Ладо Тевдорадзе. Юность
Е.А. Тахо-Годи об одном стихотворении Боратынского.
Болящий дух врачует песнопенье.
Гармонии таинственная власть
Тяжёлое искупит заблужденье
И укротит бунтующую страсть.
Душа певца, согласно излитая,
Разрешена от всех своих скорбей;
И чистоту поэзия святая
И мир отдаст причастнице своей.
(не позднее 1832-1833 гг.)
Это стихотворение Боратынского (у А.М. Пескова оно датировано более ранними сроками: 1831-1832 годами), традиционно трактуется исключительно как описание процесса саморефлексии и самоисцеления. И как доказательство приводятся слова поэта из письма 1831 года к Плетнёву: «Мне жаль, что ты оставил искусство, которое лучше всякой философии утешает нас в печалях жизни. Выразить чувство значит разрешить его, значит овладеть им. Вот почему самые мрачные поэты могут сохранять бодрость духа».
О "болящем духе" будущий поэт писал ещё раньше, в далёкой юности, в письме к маменьке из Пажеского корпуса: «... Болящий дух, полный тоски и печали... – вот что он [человек] носит в себе среди шумного веселья, и я слишком знаю этого человека».
В поздних текстах также обнаруживается тема болезненного, больного духа:
Царь небес! успокой
Дух болезненный мой!
Заблуждений земли
Мне забвенье пошли,
И на строгий Твой рай
Силы сердцу подай!
(Молитва. 1842-1843 гг.)
То есть можно всё это отнести к самому поэту как особому психотипу. Об этом же говорил и А.М. Песков в Летописи жизни поэта:
«Творчество становится заменителем всех иных возможных вариантов счастья, а сознание поэтической харизмы создаёт противовес той деструктивной силе болящего духа, которая не позволила чувствовать ничего, кроме отчуждённости. И можно сказать, что уже в 1820 году определились два полюса философско- художественной оси, на которой, как на качелях, будет балансировать самосознание Боратынского до конца его жизни: один полюс – болящий дух, разрушающий любые перспективы и уничтожающий своего носителя; другой полюс – творчество, дающее поэту власть над своим болящим духом и позволяющее ощутить счастье».

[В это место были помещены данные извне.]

# JoshuaLim007/VoxelEngine

Measured on AMD Instinct MI355X. Metric: Mrays/s primary+1-bounce @1080p, 8k×512×8k brickmap; % HBM roofline, higher is better.
Workload: dtype f32

## Files before the change

### voxelengine_amd/csrc/vxrt_persist2.hpp

```cpp
#pragma once

#include "vxrt_camera.hpp"
#include "vxrt_kernels.hpp"
#include "vxrt_pixel_map.hpp"
#include "vxrt_wave2.hpp"

namespace vxrt {

enum : uint32_t { PX_NONE = 0u, PX_PRIMARY = 1u, PX_SHADOW = 2u, PX_BOUNCE = 3u, PX_BOUNCE2 = 4u };

enum : int { PF_STAGE = 0, PF_TX, PF_ROW, PF_POS_X, PF_POS_Y, PF_POS_Z, PF_COL_X, PF_COL_Y, PF_COL_Z, PF_PCODE, PF_PSTEPS, PF_OCCL,
             PF_SAMPLE, PF_PIXEL_FIELDS };
enum : int { WV_COUNTERS = 0, WV_LIGHT_DX = 4, WV_LIGHT_DY, WV_LIGHT_DZ, WV_LIGHT_IVX, WV_LIGHT_IVY, WV_LIGHT_IVZ, WV_LIGHT_DN,
             WV_LIGHT_STEP_X, WV_LIGHT_STEP_Y, WV_LIGHT_STEP_Z, WV_SHADOW_FROM_END, WV_WORDS = 16 };
#ifndef VXRT_NO_KERNARG_RELOAD
#define VXRT_KERNARG_RELOAD 1
#endif
__device__ __forceinline__ const RenderArgs& kernarg_reload(const RenderArgs& in_registers)
{
#ifdef VXRT_KERNARG_RELOAD
    auto* p = (const __attribute__((address_space(4))) RenderArgs*)__builtin_amdgcn_kernarg_segment_ptr();
    asm volatile("" : "+s"(p));
    return *(const RenderArgs*)p;
#else
    return in_registers;
#endif
}

#ifndef VXRT_PERSIST2_OCC
#define VXRT_PERSIST2_OCC 5
#endif
#ifndef VXRT_QUEUE_GRANULE
#define VXRT_QUEUE_GRANULE 4u
#endif
#ifndef VXRT_SUBROUNDS2
#define VXRT_SUBROUNDS2 3
#endif
#ifndef VXRT_VOTE2_NEXT
#define VXRT_VOTE2_NEXT 2
#endif
#ifndef VXRT_VOTE2_END
#define VXRT_VOTE2_END 1
#endif
#ifndef VXRT_VOTE2_BOX
#define VXRT_VOTE2_BOX 2
#endif
#ifdef VXRT_VOTE2_ABS_BOX
__device__ __forceinline__ bool vote2(int parked, int others, int num, int k)
{
    (void)num;
    return parked >= k || (parked > 0 && others == 0);
}
#else
#define VXRT_VOTE2_ABS_BOX 0
#define VXRT_VOTE2_ABS_END 0
#define VXRT_VOTE2_ABS_NEXT 0
__device__ __forceinline__ bool vote2(int parked, int others, int num, int k)
{
    (void)k;
    return vote_run(parked, others, num);
}
#endif
#define PX_LD_U(f, v) do { if (LDS) v = PX[(f) * 64]; } while (0)
#define PX_ST_U(f, v) do { if (LDS) PX[(f) * 64] = (uint32_t)(v); } while (0)
#define PX_LD_I(f, v) do { if (LDS) v = (int)PX[(f) * 64]; } while (0)
#define PX_LD_F(f, v) do { if (LDS) v = __uint_as_float(PX[(f) * 64]); } while (0)
#define PX_ST_F(f, v) do { if (LDS) PX[(f) * 64] = __float_as_uint(v); } while (0)
#define PX_LD_POS() do { PX_LD_F(PF_POS_X, position.x); PX_LD_F(PF_POS_Y, position.y); PX_LD_F(PF_POS_Z, position.z); } while (0)
#define PX_ST_POS() do { PX_ST_F(PF_POS_X, position.x); PX_ST_F(PF_POS_Y, position.y); PX_ST_F(PF_POS_Z, position.z); } while (0)
#define PX_LD_COL() do { PX_LD_F(PF_COL_X, color.x); PX_LD_F(PF_COL_Y, color.y); PX_LD_F(PF_COL_Z, color.z); } while (0)
#define PX_ST_COL() do { PX_ST_F(PF_COL_X, color.x); PX_ST_F(PF_COL_Y, color.y); PX_ST_F(PF_COL_Z, color.z); } while (0)
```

Исследователи уже показали значение первых «сильных» строк в поэзии Боратынского, превращающихся у него в своего рода афоризмы, общие суждения о жизни, часто характеризующие типические для всего рода человеческого ментальные состояния. Но никто до сих пор не увидел в этой сильной позиции стихотворения библейскую аллюзию. А вполне уместно вспомнить о Книге Царств: болящий духом Саул исцеляется пением Давида, музыкой «певца Давида», как скажет Пушкин в известной эпиграмме, сравнивая себя с Давидом, а своего врага – с Голиафом.
«... И когда дух от Бога бывал на Сауле, то Давид, взяв гусли, играл, – и отраднее и лучше становилось Саулу, и дух злой отступал от него» (1 Цар. 15-16; 23).
Уместно здесь вспомнить также переводы стихотворения Байрона «My soul is dark...» (больше известное не в переводе Гнедича 1824 года, а Лермонтова – «Еврейская мелодия (Из Байрона)», опубликованная в «Отечественных записках» в 1839 году.
Также у Державина в стихотворении «Лирик» поэт уподобляется Давиду, чьи проворные персты
Владыки мрачного дух томный
Прогнали пением своим...
Но Е.А.Тахо-Годи обращает внимание ещё на тот факт, что в 1830 году вызвала особый ажиотаж знаменитая картина Рембрандта, которая изображает болящего духом Саула, утешающегося игрой Давида. В том году картина была выставлена на продажу на аукционе в Париже. И между 10 мая и 12 мая 1830 года состоялась продажа коллекции за 250 франков.
Мог ли Боратынский читать об этом в газетах или видеть репродукции – не известно. Тем и примечательнее, что именно в 1830 году (накануне создания Боратынским данного стихотворения) этот живописный сюжет вдруг возникает с новой актуальностью в европейской культуре.